[Work required]
Copy the lines below verbatim. Begin with the first and end with the line containing "const int g_sparse_grads".

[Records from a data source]

———

void dreg_exec_default_opts(dreg_exec_opts* o)
{
    std::memset(o, 0, sizeof(*o));
    o->sparse_grads = 1; o->bn_batch_tails = 1; o->fuse_stem = 1; o->sparse_stem = 1; o->fold_res_bn = 1; o->fold_splitk = 1;
    o->group_wgrad = 1; o->s2_accumulate = 1; o->fuse_bn_stats = 1; o->brick = 1; o->defer_head_pg = 0; o->pointwise_stream = 1;
}
void* dreg_exec_create(const int* tensors, int nt, const int* ops, int nops, const int64_t* params, int np)
{
    return dreg_exec_create_opts(tensors, nt, ops, nops, params, np, nullptr);
}
void* dreg_exec_create_opts(const int* tensors, int nt, const int* ops, int nops, const int64_t* params, int np, const dreg_exec_opts* opts)
{
    Exec* e = new Exec();
    if (opts) e->opt = *opts; else dreg_exec_default_opts(&e->opt);
    e->opt.brick &= 3;
    const int g_sparse_grads = e->opt.sparse_grads, g_bn_batch_tails = e->opt.bn_batch_tails, g_fuse_stem = e->opt.fuse_stem, g_sparse_stem = e->opt.sparse_stem,
              g_fold_res_bn = e->opt.fold_res_bn, g_fold_splitk = e->opt.fold_splitk, g_group_wgrad = e->opt.group_wgrad, g_fuse_bn_stats = e->opt.fuse_bn_stats,
              g_brick = e->opt.brick;
    e->t.resize(nt);
    for (int i = 0; i < nt; ++i) {
        Tensor& t = e->t[i];
        t.B = tensors[i * TENSOR_INTS]; t.D = tensors[i * TENSOR_INTS + 1]; t.H = tensors[i * TENSOR_INTS + 2];
        t.W = tensors[i * TENSOR_INTS + 3]; t.C = tensors[i * TENSOR_INTS + 4];
        t.bytes = align256((size_t)t.B * t.D * t.H * t.W * t.C * 2);
    }
    e->prm.resize(np);
    for (int i = 0; i < np; ++i) {
        Param& p = e->prm[i];
        p.val = (float*)params[i * PARAM_I64]; p.grad = (float*)params[i * PARAM_I64 + 1];
        p.d0 = (int)params[i * PARAM_I64 + 2]; p.d1 = (int)params[i * PARAM_I64 + 3]; p.ksz = (int)params[i * PARAM_I64 + 4];
    }
    e->ops.resize(nops);
    for (int i = 0; i < nops; ++i) {
        const int* r = ops + i * OP_INTS;
        Op& o = e->ops[i];
        o.kind = r[0]; o.in = r[1]; o.out = r[2]; o.in2 = r[3]; o.w = r[4]; o.b = r[5]; o.p2 = r[6]; o.p3 = r[7]; o.p4 = r[8];
        o.ksz = r[9]; o.stride = r[10]; o.pad = r[11]; o.relu = r[12]; o.add_same = r[13]; o.rows_out = r[14]; o.rows_in = r[15];
        if (o.in < 0 || o.in >= nt || o.out <= 0 || o.out >= nt || o.in2 >= nt) { delete e; return nullptr; }
    }
    e->out_slot = nops ? e->ops.back().out : -1;

    e->needs_grad.assign(nt, 0);
    for (const Op& o : e->ops) {
        bool g = e->needs_grad[o.in] || (o.in2 >= 0 && e->needs_grad[o.in2]);
        if (o.kind == OP_CONV || o.kind == OP_CONV_ROWS) g = g || e->prm[o.w].grad || (o.b >= 0 && e->prm[o.b].grad);
        if (o.kind == OP_BN) g = g || e->prm[o.w].grad || e->prm[o.b].grad;
        e->needs_grad[o.out] = g;
    }

    for (size_t i = 0; i + 1 < e->ops.size(); ++i) {
        Op& o = e->ops[i];
        if (o.kind != OP_BN || o.in2 >= 0 || o.out == e->out_slot) continue;
        int users = 0, pool = -1;
        for (size_t j = 0; j < e->ops.size(); ++j) {
            const Op& q = e->ops[j];
            if (q.in == o.out || q.in2 == o.out) { ++users; if (q.kind == OP_MAXPOOL && q.in == o.out && j > i) pool = (int)j; }
        }
        if (users == 1 && pool >= 0 && e->t[o.out].C % 8 == 0 && g_fuse_stem) { o.pool = pool; e->ops[pool].pool = (int)i; }
        if (o.pool < 0 && pool >= 0 && o.relu && e->t[o.out].C % 8 == 0 && g_sparse_stem && g_fuse_stem) {
            int prod = -1, writers = 0, lat = -1, others = 0;
            for (size_t j = 0; j < e->ops.size(); ++j) {
                const Op& q = e->ops[j];
                if (q.out == o.in) { prod = (int)j; ++writers; }
                if ((int)j == pool) continue;
                if (q.in2 == o.out) ++others;
                else if (q.in == o.out) { if (q.kind == OP_CONV_ROWS && q.rows_in >= 0 && lat < 0) lat = (int)j; else ++others; }
            }
            if (writers == 1 && others == 0 && e->ops[prod].kind == OP_CONV && e->ops[prod].rows_out >= 0 && o.b >= 0) {
                o.pool = pool; e->ops[pool].pool = (int)i; o.sstem = 1; o.sstem_conv = prod; o.sstem_lat = lat;
            }
        }
// ... 10 lines not shown
                if (o.in == bj.out) ++users;
                if (o.in2 == bj.out) { ++users; if (o.kind == OP_BN && q > j && o.pool < 0) k = (int)q; }
            }
            if (users != 1 || k < 0 || e->ops[k].res_from >= 0) continue;
            bj.fold_into = k; e->ops[k].res_from = (int)j;
        }

    if (g_fold_splitk)
        for (size_t i = 0; i < e->ops.size(); ++i) {
            Op& o = e->ops[i];
            if (o.kind != OP_CONV || o.b >= 0 || o.in2 >= 0 || o.relu || o.rows_out >= 0) continue;
            auto users = [&](int slot) { int u = 0; for (const Op& q : e->ops) u += (q.in == slot) + (q.in2 == slot); return u; };
            const Tensor& y = e->t[o.out];
            if (i + 1 < e->ops.size() && o.out != e->out_slot) {
                const Op& bn = e->ops[i + 1];
                if (bn.kind == OP_BN && bn.in == o.out && bn.pool < 0 && users(o.out) == 1 && dreg_bn_small_in_regs(y.B, y.D * y.H * y.W, y.C, 0)) o.fold_sk_fwd = 1;
            }
            const Tensor& x = e->t[o.in];
            if (i >= 1 && o.in != 0) {
                const Op& bn = e->ops[i - 1];
                if (bn.kind == OP_BN && bn.out == o.in && bn.pool < 0 && users(o.in) == 1 && dreg_bn_small_in_regs(x.B, x.D * x.H * x.W, x.C, 0) && o.stride == 1) o.fold_sk_bwd = 1;
            }
        }

    Bump off;
    if (e->opt.guard) { off.bands = &e->bands; off.name("arena start", 0); off += 256; }
    for (int i = 1; i < nt; ++i) { off.name("activation", i); e->t[i].off = off; off += e->t[i].bytes; }
    size_t max_tensor = 0, bn_ws = 0, coef = 0, cs = 0;
    for (Op& o : e->ops) {
        const Tensor& x = e->t[o.in];
        off.name(o.kind == OP_BN ? "BatchNorm statistics / stem scratch of op" : (o.kind == OP_MAXPOOL ? "max-pool argmax of op" : "conv op"), (int)(&o - e->ops.data()));
        if (o.kind == OP_BN) {
            const size_t sb = align256((size_t)x.B * x.C * 2 * sizeof(float));
            o.aux0 = off; off += sb; o.aux1 = off; off += sb;
            const size_t V = (size_t)x.D * x.H * x.W;
            size_t w = (size_t)x.B * dreg_bn_num_chunks((int)V) * x.C * 2 * sizeof(float);
            if (o.sstem) {
                const Tensor& p = e->t[e->ops[o.pool].out];
                const size_t w2 = dreg_sparse_stem_workspace_floats(p.B, p.D, p.H, p.W, p.C) * sizeof(float);
                if (w2 > w) w = w2;
                o.xam_off = off; off += align256((size_t)p.B * p.D * p.H * p.W * p.C * 2);
                o.pmask_off = off; off += align256((size_t)p.B * p.D * p.H * p.W);
            }
            if (w > bn_ws) bn_ws = w;
            if (sb > coef) coef = sb;
            bool shared = false;
            for (const Op& q : e->ops) shared = shared || (&q != &o && q.kind == OP_BN && (q.w == o.w || q.b == o.b || q.p2 == o.p2 || q.p3 == o.p3));
            if (g_bn_batch_tails && o.pool < 0 && !shared && dreg_bn_small(x.B, (int)V, x.C, 0)) {
                o.keep_var = off; off += align256((size_t)x.B * x.C * sizeof(float));
                o.keep_sums = off; off += sb;
                BnTailRec f{}, b{};
                f.a = (const float*)o.aux1; f.b = (const float*)o.keep_var; f.o0 = e->prm[o.p2].val; f.o1 = e->prm[o.p3].val;
                b.a = (const float*)o.keep_sums; b.b = nullptr; b.o0 = e->prm[o.w].grad; b.o1 = e->prm[o.b].grad;
                f.B = b.B = x.B; f.V = b.V = (int)V; f.C = b.C = x.C; f.block0 = b.block0 = e->bn_blocks;
                e->bn_blocks += (x.C + 255) / 256;
                o.bt = (int)e->bn_fwd.size();
                e->bn_fwd.push_back(f); e->bn_bwd.push_back(b);
            }
        } else if (o.kind == OP_MAXPOOL) {
            const Tensor& y = e->t[o.out];
            o.aux0 = off; off += align256((size_t)y.B * y.D * y.H * y.W * y.C);
        } else {
            const Param& w = e->prm[o.w];
            const Tensor& y = e->t[o.out];
            const size_t k1 = dreg_conv3d_igemm_workspace_bytes(x.B, x.D, x.H, x.W, x.C, y.D, y.H, y.W, w.d0, o.ksz, o.stride, o.pad, 0, o.in2 >= 0, 0);
            const size_t k2 = dreg_conv3d_igemm_workspace_bytes(x.B, y.D, y.H, y.W, w.d0, x.D, x.H, x.W, w.d1, o.ksz, o.stride, o.pad, 1, 0, 0);
            if (k1 > e->sz_ks) e->sz_ks = k1;
            if (k2 > e->sz_ks) e->sz_ks = k2;
            if (w.grad) {
                o.wg_bytes = dreg_conv3d_wgrad_workspace_bytes(x.B, y.D, y.H, y.W, x.C, w.d0, o.ksz, 0);
                bool shared = false;
                for (const ReduceRec& q : e->reduce) shared = shared || q.dw == w.grad;
                if (shared) o.rd = -2;
                else {
                    ReduceRec r{};
                    r.dw = w.grad; r.nsplit = dreg_conv3d_wgrad_splits(x.B, y.D, y.H, y.W, x.C, w.d0, o.ksz, 0);
                    r.Cout = w.d0; r.Kpad = dreg_conv3d_kpad(o.ksz, x.C, 0); r.ntaps = o.ksz * o.ksz * o.ksz; r.Cin = x.C; r.Cin_real = w.d1;
                    r.accumulate = (o.kind == OP_CONV_ROWS || o.rows_out >= 0) ? 3 : 1;
                    r.block0 = e->reduce_blocks;
                    e->reduce_blocks += dreg_wgrad_reduce_blocks(w.d0, w.d1, o.ksz, r.nsplit);
                    o.rd = (int)e->reduce.size();
                    e->reduce.push_back(r);
                }
            }
            const size_t c = dreg_colsum_workspace_bytes((size_t)y.B * y.D * y.H * y.W, w.d0);
            if (c > cs) cs = c;
        }
    }
    if (g_fuse_bn_stats) {
        for (size_t j = 0; j < e->ops.size(); ++j) {
            Op& bn = e->ops[j];
            if (bn.kind != OP_BN || bn.pool >= 0) continue;
            const Tensor& x = e->t[bn.in];
            const int V = x.D * x.H * x.W;
            if (V % 128 != 0 || dreg_bn_small(x.B, V, x.C, 0)) continue;
            int prod = -1, writers = 0;
            for (size_t i = 0; i < j; ++i) if (e->ops[i].out == bn.in) { prod = (int)i; ++writers; }
            if (writers != 1 || e->ops[prod].kind != OP_CONV || e->ops[prod].stats_bn >= 0) continue;
            {
                const Op& pc = e->ops[prod];
                const Tensor& px = e->t[pc.in];
                const Param& pp = e->prm[pc.w];
                if (!pc.relu && pp.d1 == px.C && pp.d0 != 64 && dreg_conv3_halo_use(px.B, px.D, px.H, px.W, px.C, pp.d0, pc.ksz, pc.stride, pc.pad)) continue;
            }
            e->ops[prod].stats_bn = (int)j;
            bn.stats_conv = prod;
// ... 128 lines not shown
        if (o.halo & 1) { if (p.pk_halo_fwd == SIZE_MAX) p.pk_halo_fwd = add_halo_pack(p, 0); }
        else if (p.pk_fwd == SIZE_MAX) { p.cin_pad = x.C; p.pk_fwd = add_pack(p, 0, x.C); }
        if (e->needs_grad[o.in]) {
            if (o.halo & 2) { if (p.pk_halo_dgrad == SIZE_MAX) p.pk_halo_dgrad = add_halo_pack(p, 1); }
            else if (o.kind == OP_CONV && s2_class_ok(p, o.ksz, o.stride, o.pad)) { if (p.pk_cls == SIZE_MAX) p.pk_cls = add_pack(p, 2, x.C); }
            else if (p.pk_dgrad == SIZE_MAX) p.pk_dgrad = add_pack(p, 1, x.C);
        }
    }
    e->pack_bytes = poff + 256;
    return e;
}

void dreg_exec_destroy(void* h)
{
    Exec* e = (Exec*)h;
    if (!e) return;
    for (auto& t : e->timed) { (void)hipEventDestroy(t.e0); (void)hipEventDestroy(t.e1); }
    for (auto& v : e->ev) if (v) (void)hipEventDestroy(v);
    if (e->ev_done) (void)hipEventDestroy(e->ev_done);
    delete e;
}

size_t dreg_exec_arena_bytes(void* h) { return ((Exec*)h)->arena_bytes; }
size_t dreg_exec_pack_bytes(void* h) { return ((Exec*)h)->pack_bytes; }
int dreg_exec_num_packs(void* h) { return (int)((Exec*)h)->packs.size(); }
size_t dreg_exec_tensor_offset(void* h, int slot) { return ((Exec*)h)->t[slot].off; }
int dreg_exec_output_slot(void* h) { return ((Exec*)h)->out_slot; }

———

[Written response]
void dreg_exec_default_opts(dreg_exec_opts* o)
{
    std::memset(o, 0, sizeof(*o));
    o->sparse_grads = 1; o->bn_batch_tails = 1; o->fuse_stem = 1; o->sparse_stem = 1; o->fold_res_bn = 1; o->fold_splitk = 1;
    o->group_wgrad = 1; o->s2_accumulate = 1; o->fuse_bn_stats = 1; o->brick = 1; o->defer_head_pg = 0; o->pointwise_stream = 1;
}
void* dreg_exec_create(const int* tensors, int nt, const int* ops, int nops, const int64_t* params, int np)
{
    return dreg_exec_create_opts(tensors, nt, ops, nops, params, np, nullptr);
}
void* dreg_exec_create_opts(const int* tensors, int nt, const int* ops, int nops, const int64_t* params, int np, const dreg_exec_opts* opts)
{
    Exec* e = new Exec();
    if (opts) e->opt = *opts; else dreg_exec_default_opts(&e->opt);
    e->opt.brick &= 3;
    const int g_sparse_grads = e->opt.sparse_grads, g_bn_batch_tails = e->opt.bn_batch_tails, g_fuse_stem = e->opt.fuse_stem, g_sparse_stem = e->opt.sparse_stem,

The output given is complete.